Your answer needs to include each line of the records in which the string "stats" can be found.

Data records:

- Opening Delimiter -

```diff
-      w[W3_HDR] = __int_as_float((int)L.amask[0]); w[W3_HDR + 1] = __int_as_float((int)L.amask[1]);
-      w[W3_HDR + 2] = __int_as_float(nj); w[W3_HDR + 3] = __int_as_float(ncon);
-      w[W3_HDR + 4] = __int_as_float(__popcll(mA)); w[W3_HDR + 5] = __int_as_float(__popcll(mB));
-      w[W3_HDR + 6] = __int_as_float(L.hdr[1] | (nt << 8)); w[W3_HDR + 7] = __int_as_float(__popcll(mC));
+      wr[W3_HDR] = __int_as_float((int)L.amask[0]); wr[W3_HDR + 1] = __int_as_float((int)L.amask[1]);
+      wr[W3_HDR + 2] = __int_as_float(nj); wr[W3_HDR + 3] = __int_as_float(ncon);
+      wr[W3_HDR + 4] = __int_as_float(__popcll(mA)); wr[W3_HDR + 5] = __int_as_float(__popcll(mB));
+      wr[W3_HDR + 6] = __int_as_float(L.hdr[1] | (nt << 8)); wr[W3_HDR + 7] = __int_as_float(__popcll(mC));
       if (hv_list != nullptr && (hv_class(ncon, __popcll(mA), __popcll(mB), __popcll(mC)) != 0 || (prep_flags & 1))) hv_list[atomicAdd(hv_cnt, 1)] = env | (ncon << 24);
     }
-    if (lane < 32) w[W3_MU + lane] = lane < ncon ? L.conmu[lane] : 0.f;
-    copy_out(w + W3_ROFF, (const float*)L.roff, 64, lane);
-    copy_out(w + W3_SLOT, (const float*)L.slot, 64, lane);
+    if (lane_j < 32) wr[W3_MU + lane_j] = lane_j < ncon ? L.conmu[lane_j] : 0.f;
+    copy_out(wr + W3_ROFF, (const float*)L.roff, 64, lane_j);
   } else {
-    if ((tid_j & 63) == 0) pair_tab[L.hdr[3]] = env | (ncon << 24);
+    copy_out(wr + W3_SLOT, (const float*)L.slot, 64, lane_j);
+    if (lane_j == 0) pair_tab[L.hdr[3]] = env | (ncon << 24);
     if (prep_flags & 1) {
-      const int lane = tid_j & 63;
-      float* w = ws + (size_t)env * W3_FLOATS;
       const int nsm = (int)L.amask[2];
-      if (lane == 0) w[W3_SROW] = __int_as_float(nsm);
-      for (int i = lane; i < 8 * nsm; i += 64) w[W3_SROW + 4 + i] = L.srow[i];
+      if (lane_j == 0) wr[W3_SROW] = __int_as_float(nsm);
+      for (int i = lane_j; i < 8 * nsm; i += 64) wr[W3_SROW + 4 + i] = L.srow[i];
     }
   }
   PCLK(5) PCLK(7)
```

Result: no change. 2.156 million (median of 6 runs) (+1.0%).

- Closing Delimiter -
- Opening Delimiter -

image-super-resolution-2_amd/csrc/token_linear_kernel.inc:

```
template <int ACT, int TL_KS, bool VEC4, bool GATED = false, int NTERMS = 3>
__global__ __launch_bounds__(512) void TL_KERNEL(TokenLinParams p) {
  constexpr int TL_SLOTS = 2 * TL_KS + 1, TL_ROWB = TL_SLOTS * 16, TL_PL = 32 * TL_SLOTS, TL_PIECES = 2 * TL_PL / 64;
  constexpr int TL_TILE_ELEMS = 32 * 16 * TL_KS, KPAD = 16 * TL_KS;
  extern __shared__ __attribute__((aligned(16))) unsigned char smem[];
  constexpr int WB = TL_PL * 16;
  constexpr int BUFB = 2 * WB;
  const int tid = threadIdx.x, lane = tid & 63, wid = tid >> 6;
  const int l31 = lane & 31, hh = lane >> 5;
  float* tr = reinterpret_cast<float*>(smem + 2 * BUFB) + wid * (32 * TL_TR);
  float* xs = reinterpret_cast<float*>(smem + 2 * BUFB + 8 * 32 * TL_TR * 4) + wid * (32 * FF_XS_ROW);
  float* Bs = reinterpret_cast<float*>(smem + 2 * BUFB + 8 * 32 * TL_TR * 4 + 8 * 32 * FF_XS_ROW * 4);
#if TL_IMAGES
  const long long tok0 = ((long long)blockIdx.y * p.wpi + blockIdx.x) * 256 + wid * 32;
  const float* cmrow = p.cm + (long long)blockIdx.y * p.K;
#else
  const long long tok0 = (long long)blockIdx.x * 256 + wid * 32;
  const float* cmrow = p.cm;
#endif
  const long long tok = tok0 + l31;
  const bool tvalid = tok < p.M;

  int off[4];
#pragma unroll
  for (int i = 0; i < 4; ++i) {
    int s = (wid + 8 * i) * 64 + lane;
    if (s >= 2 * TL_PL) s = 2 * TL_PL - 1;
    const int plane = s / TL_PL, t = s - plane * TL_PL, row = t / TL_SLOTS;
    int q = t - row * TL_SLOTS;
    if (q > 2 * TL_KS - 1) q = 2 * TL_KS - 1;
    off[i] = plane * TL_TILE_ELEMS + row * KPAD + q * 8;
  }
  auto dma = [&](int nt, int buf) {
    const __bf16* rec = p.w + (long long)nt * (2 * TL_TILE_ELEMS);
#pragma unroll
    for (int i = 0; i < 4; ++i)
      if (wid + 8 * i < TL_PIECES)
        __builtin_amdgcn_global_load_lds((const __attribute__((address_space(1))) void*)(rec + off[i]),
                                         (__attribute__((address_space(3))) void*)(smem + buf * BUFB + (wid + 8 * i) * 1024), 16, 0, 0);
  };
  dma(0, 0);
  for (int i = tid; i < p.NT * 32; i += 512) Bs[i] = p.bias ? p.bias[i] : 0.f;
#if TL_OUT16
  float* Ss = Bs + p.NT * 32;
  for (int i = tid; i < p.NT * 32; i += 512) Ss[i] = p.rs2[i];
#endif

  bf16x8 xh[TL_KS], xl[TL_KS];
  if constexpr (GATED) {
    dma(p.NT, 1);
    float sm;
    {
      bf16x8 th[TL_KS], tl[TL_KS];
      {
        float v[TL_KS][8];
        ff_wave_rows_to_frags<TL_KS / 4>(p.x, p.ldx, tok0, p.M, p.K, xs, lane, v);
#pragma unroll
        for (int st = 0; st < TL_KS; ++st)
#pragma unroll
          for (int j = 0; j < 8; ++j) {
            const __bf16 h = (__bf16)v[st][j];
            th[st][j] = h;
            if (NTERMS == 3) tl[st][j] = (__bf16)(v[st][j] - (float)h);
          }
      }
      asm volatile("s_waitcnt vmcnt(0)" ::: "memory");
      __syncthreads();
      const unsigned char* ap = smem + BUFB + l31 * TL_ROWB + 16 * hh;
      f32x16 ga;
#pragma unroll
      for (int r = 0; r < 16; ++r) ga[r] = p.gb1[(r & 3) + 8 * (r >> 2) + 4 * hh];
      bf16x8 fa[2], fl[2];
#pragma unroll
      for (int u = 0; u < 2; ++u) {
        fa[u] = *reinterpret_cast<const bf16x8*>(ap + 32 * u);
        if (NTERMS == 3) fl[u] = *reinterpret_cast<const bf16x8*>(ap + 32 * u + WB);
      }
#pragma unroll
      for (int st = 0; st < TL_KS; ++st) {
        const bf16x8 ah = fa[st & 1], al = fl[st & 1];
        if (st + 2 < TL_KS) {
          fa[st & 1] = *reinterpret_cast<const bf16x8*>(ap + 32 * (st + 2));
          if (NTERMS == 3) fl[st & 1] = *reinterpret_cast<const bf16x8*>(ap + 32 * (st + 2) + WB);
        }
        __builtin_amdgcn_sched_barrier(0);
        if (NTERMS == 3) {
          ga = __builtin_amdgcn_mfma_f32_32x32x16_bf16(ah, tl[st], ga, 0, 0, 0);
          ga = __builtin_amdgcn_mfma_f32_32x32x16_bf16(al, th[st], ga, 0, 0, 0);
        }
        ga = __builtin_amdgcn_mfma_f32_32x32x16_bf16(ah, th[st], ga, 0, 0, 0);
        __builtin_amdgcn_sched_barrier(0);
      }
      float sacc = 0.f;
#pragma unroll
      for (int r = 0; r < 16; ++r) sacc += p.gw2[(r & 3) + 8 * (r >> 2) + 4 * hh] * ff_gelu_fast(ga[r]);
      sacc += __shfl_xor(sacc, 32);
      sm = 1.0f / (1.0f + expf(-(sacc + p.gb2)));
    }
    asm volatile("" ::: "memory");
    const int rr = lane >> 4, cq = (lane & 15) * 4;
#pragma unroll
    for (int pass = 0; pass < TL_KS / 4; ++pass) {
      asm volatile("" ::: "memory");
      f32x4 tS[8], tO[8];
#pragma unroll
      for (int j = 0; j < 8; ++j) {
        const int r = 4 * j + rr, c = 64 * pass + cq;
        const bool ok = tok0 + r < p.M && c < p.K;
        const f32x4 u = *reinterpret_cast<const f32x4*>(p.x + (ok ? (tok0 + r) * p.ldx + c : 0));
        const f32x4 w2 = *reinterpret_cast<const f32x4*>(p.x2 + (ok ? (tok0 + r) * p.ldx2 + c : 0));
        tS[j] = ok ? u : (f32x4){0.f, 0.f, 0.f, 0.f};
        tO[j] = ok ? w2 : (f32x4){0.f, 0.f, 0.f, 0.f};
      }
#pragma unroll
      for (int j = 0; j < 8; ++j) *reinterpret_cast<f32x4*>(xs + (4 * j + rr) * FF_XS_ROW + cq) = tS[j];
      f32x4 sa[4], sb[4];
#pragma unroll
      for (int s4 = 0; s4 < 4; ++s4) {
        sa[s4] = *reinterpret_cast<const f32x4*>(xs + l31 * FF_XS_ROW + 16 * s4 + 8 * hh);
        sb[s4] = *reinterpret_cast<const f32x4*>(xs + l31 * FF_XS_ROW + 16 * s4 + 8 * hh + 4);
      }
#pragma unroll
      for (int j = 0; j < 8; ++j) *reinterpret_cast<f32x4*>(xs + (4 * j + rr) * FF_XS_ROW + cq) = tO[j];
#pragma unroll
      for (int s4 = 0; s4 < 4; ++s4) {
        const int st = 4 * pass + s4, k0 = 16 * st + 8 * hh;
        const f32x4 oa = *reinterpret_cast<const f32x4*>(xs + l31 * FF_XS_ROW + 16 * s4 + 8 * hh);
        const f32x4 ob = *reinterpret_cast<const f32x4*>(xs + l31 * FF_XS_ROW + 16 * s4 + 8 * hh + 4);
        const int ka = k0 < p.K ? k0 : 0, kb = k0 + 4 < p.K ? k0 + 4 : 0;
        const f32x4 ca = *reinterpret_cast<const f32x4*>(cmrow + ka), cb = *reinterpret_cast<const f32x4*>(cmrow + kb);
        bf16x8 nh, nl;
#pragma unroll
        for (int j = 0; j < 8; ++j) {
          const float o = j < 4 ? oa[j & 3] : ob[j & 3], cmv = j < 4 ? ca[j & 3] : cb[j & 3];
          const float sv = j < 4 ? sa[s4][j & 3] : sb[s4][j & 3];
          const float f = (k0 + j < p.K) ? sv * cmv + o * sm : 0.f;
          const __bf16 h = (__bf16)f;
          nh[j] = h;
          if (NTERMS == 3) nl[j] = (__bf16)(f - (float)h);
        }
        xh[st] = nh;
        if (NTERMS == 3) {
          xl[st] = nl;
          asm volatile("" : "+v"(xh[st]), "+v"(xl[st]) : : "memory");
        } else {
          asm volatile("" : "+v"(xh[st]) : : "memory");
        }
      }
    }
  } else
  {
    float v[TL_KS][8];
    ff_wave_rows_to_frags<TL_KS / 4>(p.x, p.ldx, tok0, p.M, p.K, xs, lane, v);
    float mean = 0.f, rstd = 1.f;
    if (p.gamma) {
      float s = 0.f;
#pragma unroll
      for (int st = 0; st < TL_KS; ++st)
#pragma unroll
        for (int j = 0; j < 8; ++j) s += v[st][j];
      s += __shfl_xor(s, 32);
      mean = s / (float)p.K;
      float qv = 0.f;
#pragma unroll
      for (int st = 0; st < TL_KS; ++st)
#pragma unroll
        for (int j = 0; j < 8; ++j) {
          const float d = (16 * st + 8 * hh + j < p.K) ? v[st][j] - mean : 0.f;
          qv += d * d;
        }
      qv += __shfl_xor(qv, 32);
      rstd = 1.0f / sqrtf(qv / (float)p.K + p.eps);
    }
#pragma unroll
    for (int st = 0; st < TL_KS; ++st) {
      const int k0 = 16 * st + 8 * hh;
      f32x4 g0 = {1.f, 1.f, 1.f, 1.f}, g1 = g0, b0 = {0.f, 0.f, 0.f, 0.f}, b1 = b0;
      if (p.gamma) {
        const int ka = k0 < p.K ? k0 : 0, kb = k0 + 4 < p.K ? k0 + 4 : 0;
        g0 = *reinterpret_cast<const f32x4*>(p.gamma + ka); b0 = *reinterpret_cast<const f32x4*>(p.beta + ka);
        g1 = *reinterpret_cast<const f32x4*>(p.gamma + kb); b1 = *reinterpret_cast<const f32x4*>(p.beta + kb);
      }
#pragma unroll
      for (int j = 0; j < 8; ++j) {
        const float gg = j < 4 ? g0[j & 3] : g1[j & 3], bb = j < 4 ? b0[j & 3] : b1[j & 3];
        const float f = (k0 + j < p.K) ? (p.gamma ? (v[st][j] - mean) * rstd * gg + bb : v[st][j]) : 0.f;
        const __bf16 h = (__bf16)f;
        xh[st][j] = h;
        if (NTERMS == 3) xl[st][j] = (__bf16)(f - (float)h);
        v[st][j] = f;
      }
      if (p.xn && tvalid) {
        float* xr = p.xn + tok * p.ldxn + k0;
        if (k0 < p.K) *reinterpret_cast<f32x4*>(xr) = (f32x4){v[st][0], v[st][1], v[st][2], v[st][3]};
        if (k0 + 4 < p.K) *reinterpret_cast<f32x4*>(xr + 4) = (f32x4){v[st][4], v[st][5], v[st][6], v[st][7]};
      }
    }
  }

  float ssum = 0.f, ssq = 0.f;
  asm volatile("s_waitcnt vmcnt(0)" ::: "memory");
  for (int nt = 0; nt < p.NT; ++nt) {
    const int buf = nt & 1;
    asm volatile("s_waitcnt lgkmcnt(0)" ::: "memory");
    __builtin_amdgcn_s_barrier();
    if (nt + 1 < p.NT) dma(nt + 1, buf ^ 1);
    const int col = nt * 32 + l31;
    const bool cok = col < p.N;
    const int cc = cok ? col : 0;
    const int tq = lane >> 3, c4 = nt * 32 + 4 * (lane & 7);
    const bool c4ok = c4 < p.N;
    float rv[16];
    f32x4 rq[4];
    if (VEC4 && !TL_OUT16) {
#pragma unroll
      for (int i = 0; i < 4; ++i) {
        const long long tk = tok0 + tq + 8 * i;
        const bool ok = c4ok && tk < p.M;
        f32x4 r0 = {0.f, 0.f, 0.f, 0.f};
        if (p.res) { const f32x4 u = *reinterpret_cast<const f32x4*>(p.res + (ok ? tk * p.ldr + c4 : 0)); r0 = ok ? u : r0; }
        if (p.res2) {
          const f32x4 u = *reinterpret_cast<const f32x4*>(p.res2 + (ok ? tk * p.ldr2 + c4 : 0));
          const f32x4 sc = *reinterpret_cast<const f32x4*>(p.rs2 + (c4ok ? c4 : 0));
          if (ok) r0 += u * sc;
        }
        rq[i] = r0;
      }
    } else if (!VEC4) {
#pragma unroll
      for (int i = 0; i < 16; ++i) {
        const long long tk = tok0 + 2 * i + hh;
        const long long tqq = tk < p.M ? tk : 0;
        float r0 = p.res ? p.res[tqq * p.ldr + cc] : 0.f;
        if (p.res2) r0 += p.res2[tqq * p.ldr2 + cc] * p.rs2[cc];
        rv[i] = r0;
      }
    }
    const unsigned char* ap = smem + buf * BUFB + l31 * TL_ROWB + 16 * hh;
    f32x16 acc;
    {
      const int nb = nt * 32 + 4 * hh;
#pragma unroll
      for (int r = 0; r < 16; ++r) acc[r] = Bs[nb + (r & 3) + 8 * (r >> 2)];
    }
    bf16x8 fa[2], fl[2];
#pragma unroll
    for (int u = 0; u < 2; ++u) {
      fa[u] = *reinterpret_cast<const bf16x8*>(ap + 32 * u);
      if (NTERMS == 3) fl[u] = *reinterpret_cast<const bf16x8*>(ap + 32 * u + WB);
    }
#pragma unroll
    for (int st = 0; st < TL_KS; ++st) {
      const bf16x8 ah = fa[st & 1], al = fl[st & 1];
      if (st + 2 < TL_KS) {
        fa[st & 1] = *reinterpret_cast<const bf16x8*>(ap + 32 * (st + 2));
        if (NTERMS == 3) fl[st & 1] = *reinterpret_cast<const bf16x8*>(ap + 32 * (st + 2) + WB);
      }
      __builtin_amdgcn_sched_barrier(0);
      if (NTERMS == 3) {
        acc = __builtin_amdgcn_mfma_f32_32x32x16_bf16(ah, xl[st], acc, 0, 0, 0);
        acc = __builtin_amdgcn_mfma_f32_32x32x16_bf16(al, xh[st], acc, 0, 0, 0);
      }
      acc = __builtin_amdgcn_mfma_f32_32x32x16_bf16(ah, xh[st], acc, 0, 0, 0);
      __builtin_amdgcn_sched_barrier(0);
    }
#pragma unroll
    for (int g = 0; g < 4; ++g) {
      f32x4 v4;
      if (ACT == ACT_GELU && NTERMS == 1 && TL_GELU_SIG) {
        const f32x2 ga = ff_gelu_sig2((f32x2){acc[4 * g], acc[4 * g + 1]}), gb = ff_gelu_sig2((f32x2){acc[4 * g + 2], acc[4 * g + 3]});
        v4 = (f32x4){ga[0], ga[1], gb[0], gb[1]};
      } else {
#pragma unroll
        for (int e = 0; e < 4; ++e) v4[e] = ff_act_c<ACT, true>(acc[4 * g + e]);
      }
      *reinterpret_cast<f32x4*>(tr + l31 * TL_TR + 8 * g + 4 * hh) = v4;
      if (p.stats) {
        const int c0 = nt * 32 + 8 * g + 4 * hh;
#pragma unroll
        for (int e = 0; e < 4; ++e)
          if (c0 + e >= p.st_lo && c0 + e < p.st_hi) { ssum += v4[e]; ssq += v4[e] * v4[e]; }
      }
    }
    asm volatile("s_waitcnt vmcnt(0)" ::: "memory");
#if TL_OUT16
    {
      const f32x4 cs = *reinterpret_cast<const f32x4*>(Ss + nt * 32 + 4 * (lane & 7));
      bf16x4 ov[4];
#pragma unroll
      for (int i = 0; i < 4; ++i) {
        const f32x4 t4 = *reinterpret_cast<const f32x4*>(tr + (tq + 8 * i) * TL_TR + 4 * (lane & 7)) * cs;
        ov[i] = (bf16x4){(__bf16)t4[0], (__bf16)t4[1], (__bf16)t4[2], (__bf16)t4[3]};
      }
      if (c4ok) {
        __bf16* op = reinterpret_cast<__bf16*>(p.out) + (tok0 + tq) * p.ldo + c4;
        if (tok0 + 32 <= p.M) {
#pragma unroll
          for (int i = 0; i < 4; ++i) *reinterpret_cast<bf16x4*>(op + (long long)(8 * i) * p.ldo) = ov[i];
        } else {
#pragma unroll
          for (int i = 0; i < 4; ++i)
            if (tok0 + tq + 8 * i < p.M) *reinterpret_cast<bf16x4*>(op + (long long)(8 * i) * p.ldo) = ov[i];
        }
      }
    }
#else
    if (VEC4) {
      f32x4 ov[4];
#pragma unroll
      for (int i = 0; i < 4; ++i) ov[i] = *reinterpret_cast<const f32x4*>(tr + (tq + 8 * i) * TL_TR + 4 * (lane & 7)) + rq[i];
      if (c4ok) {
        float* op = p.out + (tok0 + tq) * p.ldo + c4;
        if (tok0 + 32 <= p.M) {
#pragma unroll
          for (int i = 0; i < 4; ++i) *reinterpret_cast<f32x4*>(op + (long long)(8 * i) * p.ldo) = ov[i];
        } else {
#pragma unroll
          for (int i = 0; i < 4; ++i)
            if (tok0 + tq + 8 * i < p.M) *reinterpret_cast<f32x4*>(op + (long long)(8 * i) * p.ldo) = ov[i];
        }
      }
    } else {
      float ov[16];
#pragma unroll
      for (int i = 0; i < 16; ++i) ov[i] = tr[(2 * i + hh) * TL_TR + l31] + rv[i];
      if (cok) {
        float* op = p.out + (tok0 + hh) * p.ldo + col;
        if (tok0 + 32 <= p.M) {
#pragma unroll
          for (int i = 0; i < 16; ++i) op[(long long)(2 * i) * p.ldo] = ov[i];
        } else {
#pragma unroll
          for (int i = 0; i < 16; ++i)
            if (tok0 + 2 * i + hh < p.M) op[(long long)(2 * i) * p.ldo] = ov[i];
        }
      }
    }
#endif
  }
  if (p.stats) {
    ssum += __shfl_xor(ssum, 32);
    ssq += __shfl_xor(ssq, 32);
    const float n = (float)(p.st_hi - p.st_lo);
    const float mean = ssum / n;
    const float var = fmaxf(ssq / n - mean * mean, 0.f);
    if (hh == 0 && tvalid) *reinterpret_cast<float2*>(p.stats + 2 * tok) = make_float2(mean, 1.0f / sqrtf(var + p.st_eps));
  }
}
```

- Closing Delimiter -

# Answer box
      if (p.stats) {
  if (p.stats) {
    if (hh == 0 && tvalid) *reinterpret_cast<float2*>(p.stats + 2 * tok) = make_float2(mean, 1.0f / sqrtf(var + p.st_eps));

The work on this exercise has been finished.